On Tue, May 12, 2026 at 10:07 AM Chet Ramey <[email protected]> wrote:
>
> On 5/11/26 4:06 PM, Zachary Santer wrote:
> >
> > Huh? Yeah, I would be one of those people.
>
> Oh, OK. I thought your proposal would have bash unset `checkwinsize' if
> it found LINES or COLUMNS in the initial environment.
>
> Since many (most) terminal emulators set LINES and COLUMNS in the
> environment they provide to the shell they invoke, and bash exports
> variables it finds in its environment, this would effectively disable
> any default that had it enabled.

I didn't know the initial values for LINES and COLUMNS were exported
from the terminal emulator.

However, 'declare -p LINES COLUMNS' in both
- bash 4.2.46(2)-release running in GNOME Terminal 3.28.2, and
- bash 5.2.37(1)-release running in mintty 3.7.8
shows those variables as not marked for export.

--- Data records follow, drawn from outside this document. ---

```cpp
template <int DT>
__global__ __launch_bounds__(512, 1) void k_gemm_wres(GemmKParams p, int panels, int lanes, int chunks, unsigned rb_bytes, unsigned c_bytes, unsigned res_bytes) {
  constexpr int K = 320, PN = 160, TN = 10, KQ = 10;
  constexpr int WLD_B = 656;
  constexpr int W_BYTES = PN * WLD_B;
  constexpr int SLOT = 2048, RING = 3 * SLOT;
  constexpr int OFF_PAR = W_BYTES + 8 * RING;
  constexpr int OFF_RB = OFF_PAR + 1280;
  constexpr int OFF_FLAG = OFF_RB + 8 * 1024;
  __shared__ __attribute__((aligned(16))) unsigned char smem[OFF_FLAG + 8 * 16];
  static_assert(OFF_FLAG + 8 * 16 <= 160 * 1024, "LDS");

  const int tid = threadIdx.x;
  const int lane = tid & 63;
  const int wid = __builtin_amdgcn_readfirstlane(tid >> 6);
  const int g = lane >> 4, l15 = lane & 15;

  const int slot_b = blockIdx.x >> 3;
  const int panel = slot_b % panels;
  const int my_lane = (blockIdx.x & 7) + 8 * (slot_b / panels);
  if (my_lane >= lanes) return;
  const int n0 = panel * PN;

  const bool geglu = p.geglu != 0;
  for (int q = tid; q < PN * (K / 8); q += 512) {
    const int row = q / (K / 8), c = q - row * (K / 8);
    *reinterpret_cast<u32x4*>(smem + row * WLD_B + c * 16) = ld16(p.w + (int64_t)(n0 + ca_wres_col(row >> 4, row & 15, geglu)) * K + c * 8);
  }
  if (tid < 2 * PN) {
    const float* src = tid < PN ? p.bias : p.ln_colsum;
    const int n = tid < PN ? tid : tid - PN;
    reinterpret_cast<float*>(smem + OFF_PAR)[tid] = src ? src[n0 + n] : 0.f;
  }
  __syncthreads();

  const __amdgpu_buffer_rsrc_t rs_rb = __builtin_amdgcn_make_buffer_rsrc((void*)(p.rowbias ? (const void*)p.rowbias : (const void*)p.w), 0, rb_bytes, 0x00020000);
  unsigned char* rb_patch = smem + OFF_RB + wid * 1024;
  const __amdgpu_buffer_rsrc_t rs_c = __builtin_amdgcn_make_buffer_rsrc(p.c, 0, c_bytes, 0x00020000);
  const __amdgpu_buffer_rsrc_t rs_res = __builtin_amdgcn_make_buffer_rsrc((void*)(p.res ? (const void*)p.res : (const void*)p.c), 0, p.res ? res_bytes : 0u, 0x00020000);
  const __amdgpu_buffer_rsrc_t rs_a = __builtin_amdgcn_make_buffer_rsrc((void*)p.a, 0, p.a_bytes, 0x00020000);
  const __amdgpu_buffer_rsrc_t rs_a2 = __builtin_amdgcn_make_buffer_rsrc((void*)(p.a2 ? p.a2 : p.a), 0, p.a2 ? p.a2_bytes : p.a_bytes, 0x00020000);
  unsigned char* ring = smem + W_BYTES + wid * RING;
  const __amdgpu_buffer_rsrc_t rs_seq = __builtin_amdgcn_make_buffer_rsrc((void*)ca_seq_table.v, 0, 4096u, 0x00020000);
  unsigned char* const my_flags = smem + OFF_FLAG + wid * 16;
  const unsigned flag_addr0 = (unsigned)(size_t)(__attribute__((address_space(3))) unsigned char*)my_flags;
  if (lane < 4) {
    asm volatile("ds_write_b32 %0, %1\n\ts_waitcnt lgkmcnt(0)" ::"v"(flag_addr0 + (unsigned)lane * 4u), "v"(0xFFFFFFFFu) : "memory");
  }

  int d_c = my_lane, d_k = 0, d_s = 0;
  int d_n = 0;
  unsigned d_v1[2], d_v2[2];
  auto head_slab = [&]() {
    int lane_o = lane;
    asm volatile("" : "+v"(lane_o));
#pragma unroll
    for (int h = 0; h < 2; ++h) {
      const int m = d_c * 256 + wid * 32 + h * 16 + (lane_o >> 2);
      const bool ok = m < p.m;
      d_v1[h] = ok ? (unsigned)m * (unsigned)p.lda * 2u + (unsigned)(lane_o & 3) * 16u : DMA_OOB;
      d_v2[h] = ok ? (unsigned)m * (unsigned)p.lda2 * 2u + (unsigned)(lane_o & 3) * 16u : DMA_OOB;
    }
  };
  auto issue = [&]() {
    const int k0 = d_k * 32;
    unsigned char* dst = ring + d_s * SLOT;
    if (k0 >= p.c1) {
      const unsigned so = (unsigned)(k0 - p.c1) * 2u;
      __builtin_amdgcn_raw_ptr_buffer_load_lds(rs_a2, (__attribute__((address_space(3))) void*)dst, 16, d_v2[0], so, 0, 0);
      __builtin_amdgcn_raw_ptr_buffer_load_lds(rs_a2, (__attribute__((address_space(3))) void*)(dst + 1024), 16, d_v2[1], so, 0, 0);
    } else {
      const unsigned so = (unsigned)k0 * 2u;
      __builtin_amdgcn_raw_ptr_buffer_load_lds(rs_a, (__attribute__((address_space(3))) void*)dst, 16, d_v1[0], so, 0, 0);
      __builtin_amdgcn_raw_ptr_buffer_load_lds(rs_a, (__attribute__((address_space(3))) void*)(dst + 1024), 16, d_v1[1], so, 0, 0);
    }
    {
      int lane_f = lane;
      asm volatile("" : "+v"(lane_f));
      if (lane_f == 0)
        __builtin_amdgcn_raw_ptr_buffer_load_lds(rs_seq, (__attribute__((address_space(3))) void*)(my_flags + d_s * 4), 4, 0u, (unsigned)(d_n & 1023) * 4u, 0, 0);
    }
    ++d_n;
    d_s = d_s == 2 ? 0 : d_s + 1;
    if (++d_k == KQ) {
      d_k = 0;
      d_c += lanes;
      head_slab();
    }
  };

  auto chunk_wait = [&](int n, unsigned have) __attribute__((always_inline)) {
    const unsigned want = (unsigned)(n & 1023);
    if ((unsigned)__builtin_amdgcn_readfirstlane(have) == want) return;
    const unsigned addr = flag_addr0 + (unsigned)(n % 3) * 4u;
    for (unsigned spins = 0; spins < (1u << 22); ++spins) {
      unsigned v;
      asm volatile("ds_read_b32 %0, %1\n\ts_waitcnt lgkmcnt(0)" : "=v"(v) : "v"(addr) : "memory");
      if ((unsigned)__builtin_amdgcn_readfirstlane(v) == want) return;
      __builtin_amdgcn_s_sleep(1);
    }
    asm volatile("s_waitcnt vmcnt(0)" ::: "memory");
  };
  int r_n = 0;

  head_slab();
  issue();
  issue();
  chunk_wait(0, 0xFFFFFFFEu);

  const int fa_lane = l15 * 64 + g * 16;
  const unsigned char* wb = smem + l15 * WLD_B + g * 16;
  int r_s = 0;

  for (int c = my_lane; c < chunks; c += lanes) {
    const int m0 = c * 256 + wid * 32;
    f32x4 acc[2][TN];
#pragma unroll
    for (int i = 0; i < 2; ++i)
#pragma unroll
      for (int j = 0; j < TN; ++j) acc[i][j] = (f32x4){0.f, 0.f, 0.f, 0.f};

    float2 st[2] = {make_float2(0.f, 0.f), make_float2(0.f, 0.f)};
    float ln_s[2] = {0.f, 0.f}, ln_ss[2] = {0.f, 0.f};
    if (p.ln_stats) {
#pragma unroll
      for (int i = 0; i < 2; ++i) {
        const int m = m0 + i * 16 + l15;
        if (m < p.m) st[i] = *reinterpret_cast<const float2*>(p.ln_stats + (int64_t)m * 2);
      }
    }
    if (p.rowbias) {
      int lane_o = lane;
      asm volatile("" : "+v"(lane_o));
      const unsigned off = (lane_o < PN / 4 && m0 < p.m) ? ((unsigned)(m0 / p.rows_per_group) * (unsigned)p.ld_rowbias + (unsigned)n0) * 4u + (unsigned)lane_o * 16u : DMA_OOB;
      __builtin_amdgcn_raw_ptr_buffer_load_lds(rs_rb, (__attribute__((address_space(3))) void*)rb_patch, 16, off, 0, 0, 0);
    }
#pragma unroll
    for (int kq = 0; kq < KQ; ++kq) {
      issue();
      const unsigned char* as = ring + r_s * SLOT + fa_lane;
      __builtin_amdgcn_sched_barrier(0);
      const u32x4 fa0 = *reinterpret_cast<const u32x4*>(as);
      const u32x4 fa1 = *reinterpret_cast<const u32x4*>(as + 1024);
      u32x4 fb[TN];
#pragma unroll
      for (int j = 0; j < TN; ++j) {
        __builtin_amdgcn_sched_barrier(0);
        fb[j] = *reinterpret_cast<const u32x4*>(wb + j * 16 * WLD_B + kq * 64);
      }
      __builtin_amdgcn_sched_barrier(0);
#define CA_WRES_PAIR(J, CNT)                                        \
  asm volatile("s_waitcnt lgkmcnt(" #CNT ")" ::: "memory");         \
  __builtin_amdgcn_sched_barrier(0);                                \
  acc[0][J] = Elem<DT>::mfma(fb[J], fa0, acc[0][J]);                \
  acc[1][J] = Elem<DT>::mfma(fb[J], fa1, acc[1][J]);                \
  __builtin_amdgcn_sched_barrier(0);
      CA_WRES_PAIR(0, 9)
      if (p.ln_inline) {
#pragma unroll
        for (int q = 0; q < 4; ++q) {
          const float a0 = Elem<DT>::to_f((u16)(fa0[q] & 0xffffu)), a1 = Elem<DT>::to_f((u16)(fa0[q] >> 16));
          const float b0 = Elem<DT>::to_f((u16)(fa1[q] & 0xffffu)), b1 = Elem<DT>::to_f((u16)(fa1[q] >> 16));
          ln_s[0] += a0 + a1;
          ln_ss[0] = fmaf(a0, a0, fmaf(a1, a1, ln_ss[0]));
          ln_s[1] += b0 + b1;
          ln_ss[1] = fmaf(b0, b0, fmaf(b1, b1, ln_ss[1]));
        }
      }
      CA_WRES_PAIR(1, 8) CA_WRES_PAIR(2, 7) CA_WRES_PAIR(3, 6) CA_WRES_PAIR(4, 5)
      unsigned flag_next;
      asm volatile("ds_read_b32 %0, %1" : "=v"(flag_next) : "v"(flag_addr0 + (unsigned)((r_n + 1) % 3) * 4u) : "memory");
      __builtin_amdgcn_sched_barrier(0);
      CA_WRES_PAIR(5, 5) CA_WRES_PAIR(6, 4) CA_WRES_PAIR(7, 3) CA_WRES_PAIR(8, 2) CA_WRES_PAIR(9, 1)
#undef CA_WRES_PAIR
      asm volatile("s_waitcnt lgkmcnt(0)" : "+v"(flag_next)::"memory");
      r_s = r_s == 2 ? 0 : r_s + 1;
      ++r_n;
      chunk_wait(r_n, flag_next);
    }

    if (p.ln_inline) {
#pragma unroll
      for (int i = 0; i < 2; ++i) {
        float a = ln_s[i], b = ln_ss[i];
        a += __shfl_xor(a, 16);
        b += __shfl_xor(b, 16);
        a += __shfl_xor(a, 32);
        b += __shfl_xor(b, 32);
        const float mean = a * (1.f / K);
        st[i] = make_float2(mean, rsqrtf(fmaxf(b * (1.f / K) - mean * mean, 0.f) + p.ln_eps));
      }
    }
    if (p.dbg == 1) {
      if (acc[0][0][0] == 12345.678f) *reinterpret_cast<float*>(p.c) = acc[1][TN - 1][1];
      continue;
    }
    int lane_e = lane;
    asm volatile("" : "+v"(lane_e));
    const int g = lane_e >> 4, l15 = lane_e & 15;
    u32x4 rr[2][TN / 2];
    if (p.res) {
#pragma unroll
      for (int i = 0; i < 2; ++i)
#pragma unroll
        for (int q = 0; q < TN / 2; ++q) {
          const int m = m0 + i * 16 + l15;
          const unsigned off = m < p.m ? ((unsigned)m * (unsigned)p.ld_res + (unsigned)(n0 + g * 8)) * 2u : 0x80000000u;
          rr[i][q] = __builtin_bit_cast(u32x4, __builtin_amdgcn_raw_buffer_load_b128(rs_res, off, q * 64, 0));
        }
    }
    if (p.alpha == 1.f && p.post == 1.f && p.act == CA_ACT_NONE && !p.geglu) {
      unsigned off[2];
#pragma unroll
      for (int i = 0; i < 2; ++i) {
        const int m = m0 + i * 16 + l15;
        off[i] = m < p.m ? ((unsigned)m * (unsigned)p.ldc + (unsigned)(n0 + g * 8)) * 2u : 0x80000000u;
      }
#pragma unroll
      for (int q = 0; q < TN / 2; ++q) {
        f32x4 bb[2], cs[2];
#pragma unroll
        for (int u = 0; u < 2; ++u) {
          const int col = 32 * q + 8 * g + 4 * u;
          bb[u] = *reinterpret_cast<const f32x4*>(smem + OFF_PAR + col * 4);
          cs[u] = (f32x4){0.f, 0.f, 0.f, 0.f};
          if (p.ln_colsum) cs[u] = *reinterpret_cast<const f32x4*>(smem + OFF_PAR + (PN + col) * 4);
          if (p.rowbias) {
            const f32x4 rb = *reinterpret_cast<const f32x4*>(rb_patch + col * 4);
#pragma unroll
            for (int r = 0; r < 4; ++r) bb[u][r] += rb[r];
          }
        }
#pragma unroll
        for (int i = 0; i < 2; ++i) {
          u32x4 w;
#pragma unroll
          for (int u = 0; u < 2; ++u) {
            f32x4 v = acc[i][2 * q + u];
            if (p.ln_colsum) {
#pragma unroll
              for (int r = 0; r < 4; ++r) v[r] = st[i].y * (v[r] - st[i].x * cs[u][r]);
            }
            w[2 * u] = pack2<DT>(v[0] + bb[u][0], v[1] + bb[u][1]);
            w[2 * u + 1] = pack2<DT>(v[2] + bb[u][2], v[3] + bb[u][3]);
          }
          if (p.res) {
#pragma unroll
            for (int k = 0; k < 4; ++k) {
              if (DT == CA_F16) {
                unsigned s_;
                asm("v_pk_add_f16 %0, %1, %2" : "=v"(s_) : "v"(w[k]), "v"(rr[i][q][k]));
                w[k] = s_;
              } else {
                w[k] = pack2<DT>(Elem<DT>::to_f((u16)(w[k] & 0xffffu)) + Elem<DT>::to_f((u16)(rr[i][q][k] & 0xffffu)),
                                 Elem<DT>::to_f((u16)(w[k] >> 16)) + Elem<DT>::to_f((u16)(rr[i][q][k] >> 16)));
              }
            }
          }
          __builtin_amdgcn_raw_buffer_store_b128(w, rs_c, off[i] + (unsigned)(q * 64), 0, 0);
        }
      }
      continue;
    }
    if (p.geglu && !p.rowbias && !p.res && p.alpha == 1.f && p.post == 1.f && p.act == CA_ACT_NONE) {
      unsigned off[2];
#pragma unroll
      for (int i = 0; i < 2; ++i) {
        const int m = m0 + i * 16 + l15;
        off[i] = m < p.m ? ((unsigned)m * (unsigned)p.ldc + (unsigned)((n0 >> 1) + g * 2)) * 2u : DMA_OOB;
      }
#pragma unroll
      for (int j = 0; j < TN; ++j) {
        const f32x4 bi = *reinterpret_cast<const f32x4*>(smem + OFF_PAR + (j * 16 + g * 4) * 4);
        f32x4 cs = {0.f, 0.f, 0.f, 0.f};
        if (p.ln_colsum) cs = *reinterpret_cast<const f32x4*>(smem + OFF_PAR + (PN + j * 16 + g * 4) * 4);
#pragma unroll
        for (int i = 0; i < 2; ++i) {
          f32x4 v = acc[i][j];
          if (p.ln_colsum) {
#pragma unroll
            for (int r = 0; r < 4; ++r) v[r] = st[i].y * (v[r] - st[i].x * cs[r]);
          }
          float h[4];
#pragma unroll
          for (int r = 0; r < 4; ++r) h[r] = Elem<DT>::to_f(Elem<DT>::from_f(v[r] + bi[r]));
          const f32x2 gg = gelu_erf_f2((f32x2){h[1], h[3]});
          __builtin_amdgcn_raw_buffer_store_b32(pack2<DT>(h[0] * gg[0], h[2] * gg[1]), rs_c, off[i], j * 16, 0);
        }
      }
      continue;
    }
#pragma unroll
    for (int j = 0; j < TN; ++j) {
      const int nl = ca_wres_col(j, 4 * g, geglu);
      const f32x4 bi = *reinterpret_cast<const f32x4*>(smem + OFF_PAR + nl * 4);
      f32x4 cs = {0.f, 0.f, 0.f, 0.f}, rb = {0.f, 0.f, 0.f, 0.f};
      if (p.ln_colsum) cs = *reinterpret_cast<const f32x4*>(smem + OFF_PAR + (PN + nl) * 4);
      if (p.rowbias) rb = *reinterpret_cast<const f32x4*>(rb_patch + nl * 4);
#pragma unroll
      for (int i = 0; i < 2; ++i) {
        const int m = m0 + i * 16 + l15;
        float v[4];
#pragma unroll
        for (int r = 0; r < 4; ++r) v[r] = acc[i][j][r];
        if (p.ln_colsum) {
#pragma unroll
          for (int r = 0; r < 4; ++r) v[r] = st[i].y * (v[r] - st[i].x * cs[r]);
        }
#pragma unroll
        for (int r = 0; r < 4; ++r) v[r] = Elem<DT>::to_f(Elem<DT>::from_f((v[r] + bi[r] + rb[r]) * p.alpha));
        if (p.res) {
          const unsigned r0 = rr[i][j >> 1][2 * (j & 1)], r1 = rr[i][j >> 1][2 * (j & 1) + 1];
          v[0] += Elem<DT>::to_f((u16)(r0 & 0xffffu));
          v[1] += Elem<DT>::to_f((u16)(r0 >> 16));
          v[2] += Elem<DT>::to_f((u16)(r1 & 0xffffu));
          v[3] += Elem<DT>::to_f((u16)(r1 >> 16));
        }
#pragma unroll
        for (int r = 0; r < 4; ++r) v[r] *= p.post;
        if (p.act != CA_ACT_NONE) {
#pragma unroll
          for (int r = 0; r < 4; ++r) v[r] = act_f(v[r], p.act);
        }
        if (p.geglu) {
          const f32x2 gg = gelu_erf_f2((f32x2){v[1], v[3]});
          const unsigned w = pack2<DT>(v[0] * gg[0], v[2] * gg[1]);
          const unsigned off = m < p.m ? ((unsigned)m * (unsigned)p.ldc + (unsigned)((n0 >> 1) + (nl >> 1))) * 2u : 0x80000000u;
          __builtin_amdgcn_raw_buffer_store_b32(w, rs_c, off, 0, 0);
        } else {
          u32x2 w;
          w[0] = pack2<DT>(v[0], v[1]);
          w[1] = pack2<DT>(v[2], v[3]);
          const unsigned off = m < p.m ? ((unsigned)m * (unsigned)p.ldc + (unsigned)(n0 + nl)) * 2u : 0x80000000u;
          __builtin_amdgcn_raw_buffer_store_b64(w, rs_c, off, 0, 0);
        }
      }
    }
    asm volatile("s_waitcnt lgkmcnt(0)" ::: "memory");
  }
  asm volatile("s_waitcnt vmcnt(0)" ::: "memory");
}
```
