# mspaintenjoyer/DepthEstimation

Hardware: AMD Instinct MI355X
Metric: disparity Mpix/s at 1080p d_max=128; 1/2/4/8-GPU scaling + %HBM roofline (higher is better)
Workload: dtype u8

## Files before the change

### depthestimation_amd/csrc/dsx_bm.hip

```cpp
#include "dsx_internal.h"
#include "dsx_partition.h"
#include "dsx_subpix.h"

constexpr int kWpe = 3;
constexpr int kWpeSsd = 4;

#ifndef DSX_ROWSTEP_PAIRTAIL
#define DSX_ROWSTEP_PAIRTAIL 0
#endif
#ifndef DSX_ROWSTEP_DIVQ
#define DSX_ROWSTEP_DIVQ 1
#endif
constexpr bool kRowstepPairtail = DSX_ROWSTEP_PAIRTAIL;
constexpr bool kRowstepDivq = DSX_ROWSTEP_DIVQ;
#ifndef DSX_ROWSTEP_ATID
#define DSX_ROWSTEP_ATID 1
#endif
#ifndef DSX_ROWSTEP_KEY2
#define DSX_ROWSTEP_KEY2 1
#endif
#ifndef DSX_ROWSTEP_MERGE
#define DSX_ROWSTEP_MERGE 1
#endif
constexpr bool kRowstepMerge = DSX_ROWSTEP_MERGE;
constexpr bool kRowstepAtid = DSX_ROWSTEP_ATID;
constexpr bool kRowstepKey2 = DSX_ROWSTEP_KEY2;

#include <algorithm>
#include <cstdio>
#include <cstdlib>
#include <cstring>
#include <mutex>
#include <type_traits>
#include <utility>
#include <vector>

namespace dsx {

typedef unsigned short u16x2 __attribute__((ext_vector_type(2)));
typedef uint32_t u32x2 __attribute__((ext_vector_type(2)));
__device__ __forceinline__ u32x2 lds_read_b64(const uint8_t *p) {
    return *(const volatile __attribute__((address_space(3))) u32x2 *)p;
}

__device__ __forceinline__ u16x2 as2(uint32_t v) { return __builtin_bit_cast(u16x2, v); }
__device__ __forceinline__ uint32_t as1(u16x2 v) { return __builtin_bit_cast(uint32_t, v); }
__device__ __forceinline__ int clampi2(int v, int lo, int hi) { return v < lo ? lo : (v > hi ? hi : v); }
__device__ __forceinline__ uint32_t umin2(uint32_t a, uint32_t b) { return a < b ? a : b; }
__device__ __forceinline__ u16x2 add_sub2(u16x2 a, u16x2 p, u16x2 q) { return as2(as1(a) + as1(p) - as1(q)); }
__device__ __forceinline__ int mad_i24(int a, int b, int c) {
    int r;
    asm("v_mad_i32_i24 %0, %1, %2, %3" : "=v"(r) : "v"(a), "v"(b), "v"(c));
    return r;
}
__device__ __forceinline__ uint32_t sad_hi_u8(uint32_t a, uint32_t b, uint32_t c) {
    return __builtin_amdgcn_sad_hi_u8(a, b, c);
}
__device__ __forceinline__ uint32_t min_shr1(uint32_t src, uint32_t key) {
    asm("s_nop 1\n\tv_min_u32_dpp %0, %1, %0 wave_shr:1 row_mask:0xf bank_mask:0xf" : "+v"(key) : "v"(src));
    return key;
}
#pragma clang diagnostic push
#pragma clang diagnostic ignored "-Winline-asm"
template <int OFF0, int STRIDE>
__device__ __forceinline__ void lds_store8_addtid(uint32_t m0base, const uint32_t (&v)[8]) {
    static_assert(OFF0 >= 0 && OFF0 + 7 * STRIDE < 65536, "16-bit offset field");
    asm volatile("s_mov_b32 m0, %8\n\ts_nop 0\n\t"
                 "ds_write_addtid_b32 %0 offset:%9\n\t"
                 "ds_write_addtid_b32 %1 offset:%10\n\t"
                 "ds_write_addtid_b32 %2 offset:%11\n\t"
                 "ds_write_addtid_b32 %3 offset:%12\n\t"
                 "ds_write_addtid_b32 %4 offset:%13\n\t"
                 "ds_write_addtid_b32 %5 offset:%14\n\t"
                 "ds_write_addtid_b32 %6 offset:%15\n\t"
                 "ds_write_addtid_b32 %7 offset:%16"
                 :
                 : "v"(v[0]), "v"(v[1]), "v"(v[2]), "v"(v[3]), "v"(v[4]), "v"(v[5]), "v"(v[6]), "v"(v[7]), "s"(m0base),
                   "n"(OFF0), "n"(OFF0 + STRIDE), "n"(OFF0 + 2 * STRIDE), "n"(OFF0 + 3 * STRIDE), "n"(OFF0 + 4 * STRIDE),
                   "n"(OFF0 + 5 * STRIDE), "n"(OFF0 + 6 * STRIDE), "n"(OFF0 + 7 * STRIDE)
                 : "memory", "m0");
}
#pragma clang diagnostic pop
__device__ __forceinline__ void lds_drain() { asm volatile("s_waitcnt lgkmcnt(0)" ::: "memory"); }
__device__ __forceinline__ uint32_t lds_offset(const uint8_t *p) {
    return (uint32_t)(uintptr_t)(const __attribute__((address_space(3))) uint8_t *)p;
}
__host__ __device__ constexpr int rnd16(int v) { return (v + 15) & ~15; }
template <int R, bool SSD, int NW>
struct Geo {
    static constexpr int TX = 32;
    static constexpr int NC = TX + 2 * R;
    static constexpr int KD = SSD ? 1 : 2;
    static constexpr int LDW = 64 * KD;
    static constexpr int Dp = NW * LDW;
    static constexpr int NT = 64 * NW;
    static constexpr int TPP = NT / TX;
    static constexpr int DSL = Dp / TPP;
    static constexpr int CB = SSD ? 4 : 2;
    static constexpr int PITCH = Dp * CB + 16;
    static constexpr int NJ = NC + Dp;
    static constexpr int REFW = rnd16(NC + 4);
    static constexpr int SROW = rnd16(NJ * 4 + 16);
    static constexpr int MAXJ = (NJ + NT - 1) / NT;
    static constexpr int NB = DSL / 8;
    static constexpr int REFB = rnd16(4 * (NC + 8));
    static constexpr int SLOT = SROW + REFB;
    static constexpr int SMEM0 = 4 * SLOT + TX * PITCH;
    static constexpr int SMEM = SMEM0 > (2 * R + 1) * SLOT ? SMEM0 : (2 * R + 1) * SLOT;
    static constexpr int XRB = 128;
};

#ifdef DSX_STAMPS
#define DSX_STAMP(i)                                                                        \
    do {                                                                                    \
        __builtin_amdgcn_sched_barrier(0);                                                  \
        uint64_t t_;                                                                        \
        asm volatile("s_memtime %0\n\ts_waitcnt lgkmcnt(0)" : "=s"(t_)::"memory");          \
        __builtin_amdgcn_sched_barrier(0);                                                  \
        if ((i) > 0) ph[(i)-1] += t_ - t_prev;                                              \
        t_prev = t_;                                                                        \
    } while (0)
#else
#define DSX_STAMP(i) \
    do {             \
    } while (0)
#endif

__device__ __forceinline__ void lds_barrier() {
    __builtin_amdgcn_fence(__ATOMIC_RELEASE, "workgroup", "local");
    __builtin_amdgcn_s_barrier();
    __builtin_amdgcn_fence(__ATOMIC_ACQUIRE, "workgroup", "local");
}

template <int NW>
__device__ __forceinline__ void block_sync() {
    if constexpr (NW == 1) {
        __builtin_amdgcn_fence(__ATOMIC_ACQ_REL, "wavefront", "local");
    } else {
        lds_barrier();
    }
}

template <int TPP>
__device__ __forceinline__ uint32_t gmin(uint32_t v) {
    if constexpr (TPP > 1) v = umin2(v, (uint32_t)__builtin_amdgcn_update_dpp(0, (int)v, 0xB1, 0xF, 0xF, false));
    if constexpr (TPP > 2) v = umin2(v, (uint32_t)__builtin_amdgcn_update_dpp(0, (int)v, 0x4E, 0xF, 0xF, false));
    if constexpr (TPP > 4) v = umin2(v, (uint32_t)__builtin_amdgcn_ds_swizzle((int)v, 0x101F));
    if constexpr (TPP > 8) v = umin2(v, (uint32_t)__builtin_amdgcn_ds_swizzle((int)v, 0x201F));
    return v;
}


typedef const __attribute__((address_space(4))) uint32_t cu32;
typedef const __attribute__((address_space(1))) uint8_t gu8;
typedef const __attribute__((address_space(1))) uint32_t gu32;
typedef __attribute__((address_space(1))) uint8_t gw8;
typedef __attribute__((address_space(1))) int16_t g16;
typedef __attribute__((address_space(1))) float gf32;
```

If they were always exported from the environment, then they'd at
least not be initially unset in a noninteractive shell, which would
help.

In the case that LINES or COLUMNS showing up in a script's environment
definitely indicates purposeful action by the script's user, disabling
checkwinsize automatically would make perfect sense. In the case of an
interactive shell receiving those variables from its environment, yes,
you would want to leave checkwinsize enabled.

> I did a quick survey, and all the terminal emulators on my macOS machine,
> and the default Terminal program on a Fedora VM, set LINES and COLUMNS
> for the shell when you open a new instance (I don't set them in my
> startup files). I don't know exactly how widespread this is, but it seems
> like it would create more problems, especially with the default having been
> the way it is for so long.

And you're sure that bash is then exporting those variables?